Exercise brief:
Which lines in the records below mention the word "parity"? Copy each one out.

Provided data:
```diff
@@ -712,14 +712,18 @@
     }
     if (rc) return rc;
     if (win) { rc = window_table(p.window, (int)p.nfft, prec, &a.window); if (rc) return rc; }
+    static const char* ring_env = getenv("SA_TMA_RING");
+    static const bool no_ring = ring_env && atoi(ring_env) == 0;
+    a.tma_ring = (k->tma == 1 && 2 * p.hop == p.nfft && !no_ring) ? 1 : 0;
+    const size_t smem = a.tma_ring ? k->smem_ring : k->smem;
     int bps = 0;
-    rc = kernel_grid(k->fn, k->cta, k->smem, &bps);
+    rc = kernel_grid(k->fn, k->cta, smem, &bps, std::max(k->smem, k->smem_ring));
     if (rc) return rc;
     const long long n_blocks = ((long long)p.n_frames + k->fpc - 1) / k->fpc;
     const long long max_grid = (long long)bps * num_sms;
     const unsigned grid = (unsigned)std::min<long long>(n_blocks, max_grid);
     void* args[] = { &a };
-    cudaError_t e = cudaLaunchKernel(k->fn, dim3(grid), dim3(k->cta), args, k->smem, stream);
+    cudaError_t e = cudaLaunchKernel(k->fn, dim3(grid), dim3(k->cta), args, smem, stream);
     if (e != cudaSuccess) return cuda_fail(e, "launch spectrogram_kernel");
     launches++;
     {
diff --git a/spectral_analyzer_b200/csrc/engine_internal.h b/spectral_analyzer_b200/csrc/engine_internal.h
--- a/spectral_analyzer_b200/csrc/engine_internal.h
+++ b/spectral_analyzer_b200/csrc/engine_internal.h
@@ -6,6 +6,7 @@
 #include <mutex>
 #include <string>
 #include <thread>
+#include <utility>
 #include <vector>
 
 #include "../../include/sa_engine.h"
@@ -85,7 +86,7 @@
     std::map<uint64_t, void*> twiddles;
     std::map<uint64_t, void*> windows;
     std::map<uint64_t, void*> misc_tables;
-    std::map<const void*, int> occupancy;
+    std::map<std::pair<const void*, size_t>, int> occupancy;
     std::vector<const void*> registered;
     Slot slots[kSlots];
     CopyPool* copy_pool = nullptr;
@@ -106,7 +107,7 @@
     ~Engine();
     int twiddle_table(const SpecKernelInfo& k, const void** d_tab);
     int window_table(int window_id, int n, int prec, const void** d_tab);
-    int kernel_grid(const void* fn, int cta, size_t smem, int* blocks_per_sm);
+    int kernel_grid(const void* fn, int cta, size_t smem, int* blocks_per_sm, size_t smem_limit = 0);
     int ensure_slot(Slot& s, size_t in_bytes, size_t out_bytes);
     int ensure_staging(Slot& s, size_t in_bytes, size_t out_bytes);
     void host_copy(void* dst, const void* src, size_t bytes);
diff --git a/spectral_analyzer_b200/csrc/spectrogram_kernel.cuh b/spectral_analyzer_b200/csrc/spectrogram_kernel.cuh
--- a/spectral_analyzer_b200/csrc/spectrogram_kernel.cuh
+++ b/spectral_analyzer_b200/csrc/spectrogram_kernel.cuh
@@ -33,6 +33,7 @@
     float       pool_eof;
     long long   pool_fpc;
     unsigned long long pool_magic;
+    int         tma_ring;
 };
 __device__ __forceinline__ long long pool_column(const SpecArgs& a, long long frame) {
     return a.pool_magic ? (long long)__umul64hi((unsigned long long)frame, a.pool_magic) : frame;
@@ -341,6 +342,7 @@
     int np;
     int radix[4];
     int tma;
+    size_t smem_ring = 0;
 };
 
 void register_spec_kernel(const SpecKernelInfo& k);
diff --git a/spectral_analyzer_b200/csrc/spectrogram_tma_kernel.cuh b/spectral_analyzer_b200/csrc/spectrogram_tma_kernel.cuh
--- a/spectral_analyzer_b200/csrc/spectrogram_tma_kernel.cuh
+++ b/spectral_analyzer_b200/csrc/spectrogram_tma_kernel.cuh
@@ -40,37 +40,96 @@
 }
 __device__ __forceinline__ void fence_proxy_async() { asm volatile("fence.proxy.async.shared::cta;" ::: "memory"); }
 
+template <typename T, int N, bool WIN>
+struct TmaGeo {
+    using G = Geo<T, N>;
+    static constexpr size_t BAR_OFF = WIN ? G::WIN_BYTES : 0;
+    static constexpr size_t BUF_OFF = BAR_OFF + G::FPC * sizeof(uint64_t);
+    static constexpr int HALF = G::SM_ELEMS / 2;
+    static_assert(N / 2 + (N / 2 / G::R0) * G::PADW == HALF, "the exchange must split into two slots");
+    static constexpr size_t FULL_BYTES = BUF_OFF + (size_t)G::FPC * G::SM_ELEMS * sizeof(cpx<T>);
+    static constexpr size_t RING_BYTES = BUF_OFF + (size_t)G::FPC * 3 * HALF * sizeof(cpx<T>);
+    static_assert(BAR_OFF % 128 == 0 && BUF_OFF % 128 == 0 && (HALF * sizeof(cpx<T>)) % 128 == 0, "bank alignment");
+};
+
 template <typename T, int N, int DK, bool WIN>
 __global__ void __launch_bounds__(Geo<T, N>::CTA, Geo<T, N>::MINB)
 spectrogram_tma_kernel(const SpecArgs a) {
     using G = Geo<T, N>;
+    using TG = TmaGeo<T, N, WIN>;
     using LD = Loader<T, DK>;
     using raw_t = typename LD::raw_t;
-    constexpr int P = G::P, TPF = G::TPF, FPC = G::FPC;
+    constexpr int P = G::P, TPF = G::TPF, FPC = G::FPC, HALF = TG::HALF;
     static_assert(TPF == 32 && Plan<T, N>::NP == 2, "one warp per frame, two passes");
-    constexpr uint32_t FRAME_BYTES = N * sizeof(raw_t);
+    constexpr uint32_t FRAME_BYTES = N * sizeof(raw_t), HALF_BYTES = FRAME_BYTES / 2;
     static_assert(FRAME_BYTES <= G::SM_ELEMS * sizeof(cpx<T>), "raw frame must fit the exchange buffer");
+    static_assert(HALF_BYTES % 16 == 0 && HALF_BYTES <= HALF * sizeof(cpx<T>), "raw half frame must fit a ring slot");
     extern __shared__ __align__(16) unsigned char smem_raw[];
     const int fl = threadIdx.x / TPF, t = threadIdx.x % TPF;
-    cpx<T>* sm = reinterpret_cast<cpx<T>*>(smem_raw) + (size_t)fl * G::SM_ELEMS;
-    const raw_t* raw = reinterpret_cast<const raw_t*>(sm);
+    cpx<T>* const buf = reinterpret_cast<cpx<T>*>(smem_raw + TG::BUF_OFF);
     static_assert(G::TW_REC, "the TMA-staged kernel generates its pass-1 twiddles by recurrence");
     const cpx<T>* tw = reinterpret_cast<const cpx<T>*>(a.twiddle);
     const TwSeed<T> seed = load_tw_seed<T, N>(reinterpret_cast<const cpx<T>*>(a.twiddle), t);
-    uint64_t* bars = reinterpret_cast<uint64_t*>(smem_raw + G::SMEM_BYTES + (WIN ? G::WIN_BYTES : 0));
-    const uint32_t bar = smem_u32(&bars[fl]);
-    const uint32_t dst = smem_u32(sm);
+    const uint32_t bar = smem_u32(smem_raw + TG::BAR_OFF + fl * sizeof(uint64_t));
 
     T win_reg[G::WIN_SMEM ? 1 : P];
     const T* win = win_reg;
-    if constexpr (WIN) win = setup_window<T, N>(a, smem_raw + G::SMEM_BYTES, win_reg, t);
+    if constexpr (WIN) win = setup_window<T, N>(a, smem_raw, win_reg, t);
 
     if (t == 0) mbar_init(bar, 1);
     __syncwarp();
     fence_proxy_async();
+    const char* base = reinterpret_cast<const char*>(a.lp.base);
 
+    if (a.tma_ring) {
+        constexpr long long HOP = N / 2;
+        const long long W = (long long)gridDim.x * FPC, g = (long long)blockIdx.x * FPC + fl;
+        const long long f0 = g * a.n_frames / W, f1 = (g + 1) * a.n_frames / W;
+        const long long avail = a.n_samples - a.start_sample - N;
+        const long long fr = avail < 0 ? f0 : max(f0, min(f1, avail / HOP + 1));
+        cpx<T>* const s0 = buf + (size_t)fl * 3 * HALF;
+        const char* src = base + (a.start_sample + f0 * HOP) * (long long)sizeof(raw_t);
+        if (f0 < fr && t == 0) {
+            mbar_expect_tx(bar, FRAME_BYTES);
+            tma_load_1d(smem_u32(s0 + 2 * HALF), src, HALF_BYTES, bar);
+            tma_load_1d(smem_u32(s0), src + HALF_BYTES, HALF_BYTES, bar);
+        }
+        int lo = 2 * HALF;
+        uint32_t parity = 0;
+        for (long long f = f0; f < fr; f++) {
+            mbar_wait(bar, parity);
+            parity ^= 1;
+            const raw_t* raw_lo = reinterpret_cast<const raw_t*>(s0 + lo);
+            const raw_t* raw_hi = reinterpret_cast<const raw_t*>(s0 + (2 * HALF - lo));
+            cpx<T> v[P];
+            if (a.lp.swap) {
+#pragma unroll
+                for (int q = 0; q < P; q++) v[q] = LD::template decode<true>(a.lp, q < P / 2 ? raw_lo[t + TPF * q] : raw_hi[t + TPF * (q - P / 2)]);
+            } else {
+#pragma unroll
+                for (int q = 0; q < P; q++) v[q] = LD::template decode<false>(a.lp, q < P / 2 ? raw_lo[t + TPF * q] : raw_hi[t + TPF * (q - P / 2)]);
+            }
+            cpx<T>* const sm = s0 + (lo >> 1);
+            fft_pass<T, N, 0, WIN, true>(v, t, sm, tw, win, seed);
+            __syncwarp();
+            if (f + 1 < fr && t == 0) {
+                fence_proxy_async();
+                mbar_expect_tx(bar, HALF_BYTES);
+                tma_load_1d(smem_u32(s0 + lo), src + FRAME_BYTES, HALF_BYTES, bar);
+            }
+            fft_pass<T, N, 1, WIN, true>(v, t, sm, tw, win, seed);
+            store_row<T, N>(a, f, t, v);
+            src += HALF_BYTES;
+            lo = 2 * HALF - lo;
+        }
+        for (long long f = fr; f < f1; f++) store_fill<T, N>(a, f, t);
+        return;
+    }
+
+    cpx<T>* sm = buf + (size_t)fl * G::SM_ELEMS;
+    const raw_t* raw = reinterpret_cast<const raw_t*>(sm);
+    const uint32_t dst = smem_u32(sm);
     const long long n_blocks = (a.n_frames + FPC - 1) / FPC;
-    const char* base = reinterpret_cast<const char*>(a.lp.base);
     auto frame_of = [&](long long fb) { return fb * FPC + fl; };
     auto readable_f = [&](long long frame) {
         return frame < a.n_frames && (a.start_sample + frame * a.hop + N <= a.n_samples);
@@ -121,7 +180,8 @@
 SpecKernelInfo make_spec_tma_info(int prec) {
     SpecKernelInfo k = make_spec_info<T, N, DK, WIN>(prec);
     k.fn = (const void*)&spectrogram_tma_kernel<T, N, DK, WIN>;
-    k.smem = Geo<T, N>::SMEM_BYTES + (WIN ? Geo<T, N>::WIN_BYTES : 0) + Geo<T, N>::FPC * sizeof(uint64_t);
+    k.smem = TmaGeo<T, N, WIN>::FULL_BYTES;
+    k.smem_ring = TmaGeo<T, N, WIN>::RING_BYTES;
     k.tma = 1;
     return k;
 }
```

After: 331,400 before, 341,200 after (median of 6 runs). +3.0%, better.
---
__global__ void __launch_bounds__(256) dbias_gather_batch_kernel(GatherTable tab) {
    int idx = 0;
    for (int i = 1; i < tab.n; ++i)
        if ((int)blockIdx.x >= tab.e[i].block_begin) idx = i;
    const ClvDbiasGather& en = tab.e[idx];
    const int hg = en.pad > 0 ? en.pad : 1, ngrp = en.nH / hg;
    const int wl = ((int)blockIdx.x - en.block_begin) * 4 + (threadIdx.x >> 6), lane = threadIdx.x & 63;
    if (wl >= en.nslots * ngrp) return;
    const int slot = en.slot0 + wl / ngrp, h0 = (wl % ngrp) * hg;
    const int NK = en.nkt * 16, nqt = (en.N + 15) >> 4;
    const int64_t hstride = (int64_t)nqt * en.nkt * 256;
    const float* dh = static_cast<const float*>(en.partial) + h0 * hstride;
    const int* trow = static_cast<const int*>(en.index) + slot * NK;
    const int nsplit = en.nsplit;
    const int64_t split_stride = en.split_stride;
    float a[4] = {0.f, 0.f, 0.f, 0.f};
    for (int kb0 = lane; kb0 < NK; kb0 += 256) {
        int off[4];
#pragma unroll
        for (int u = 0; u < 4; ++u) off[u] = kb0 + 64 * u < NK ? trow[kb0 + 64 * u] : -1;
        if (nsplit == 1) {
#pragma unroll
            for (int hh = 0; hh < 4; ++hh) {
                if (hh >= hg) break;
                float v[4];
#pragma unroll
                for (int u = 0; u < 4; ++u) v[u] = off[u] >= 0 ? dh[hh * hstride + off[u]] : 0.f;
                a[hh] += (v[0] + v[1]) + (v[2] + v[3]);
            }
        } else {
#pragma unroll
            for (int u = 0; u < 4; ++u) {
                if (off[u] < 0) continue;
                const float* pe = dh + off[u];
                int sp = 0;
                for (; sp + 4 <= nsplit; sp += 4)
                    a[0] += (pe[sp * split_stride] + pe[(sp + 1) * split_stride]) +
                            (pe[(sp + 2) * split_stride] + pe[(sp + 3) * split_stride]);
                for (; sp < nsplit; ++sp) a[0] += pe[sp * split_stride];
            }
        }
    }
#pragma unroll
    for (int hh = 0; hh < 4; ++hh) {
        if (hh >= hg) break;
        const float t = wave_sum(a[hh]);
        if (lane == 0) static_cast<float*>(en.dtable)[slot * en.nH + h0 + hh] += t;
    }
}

Your response:
+        uint32_t parity = 0;
+            mbar_wait(bar, parity);
+            parity ^= 1;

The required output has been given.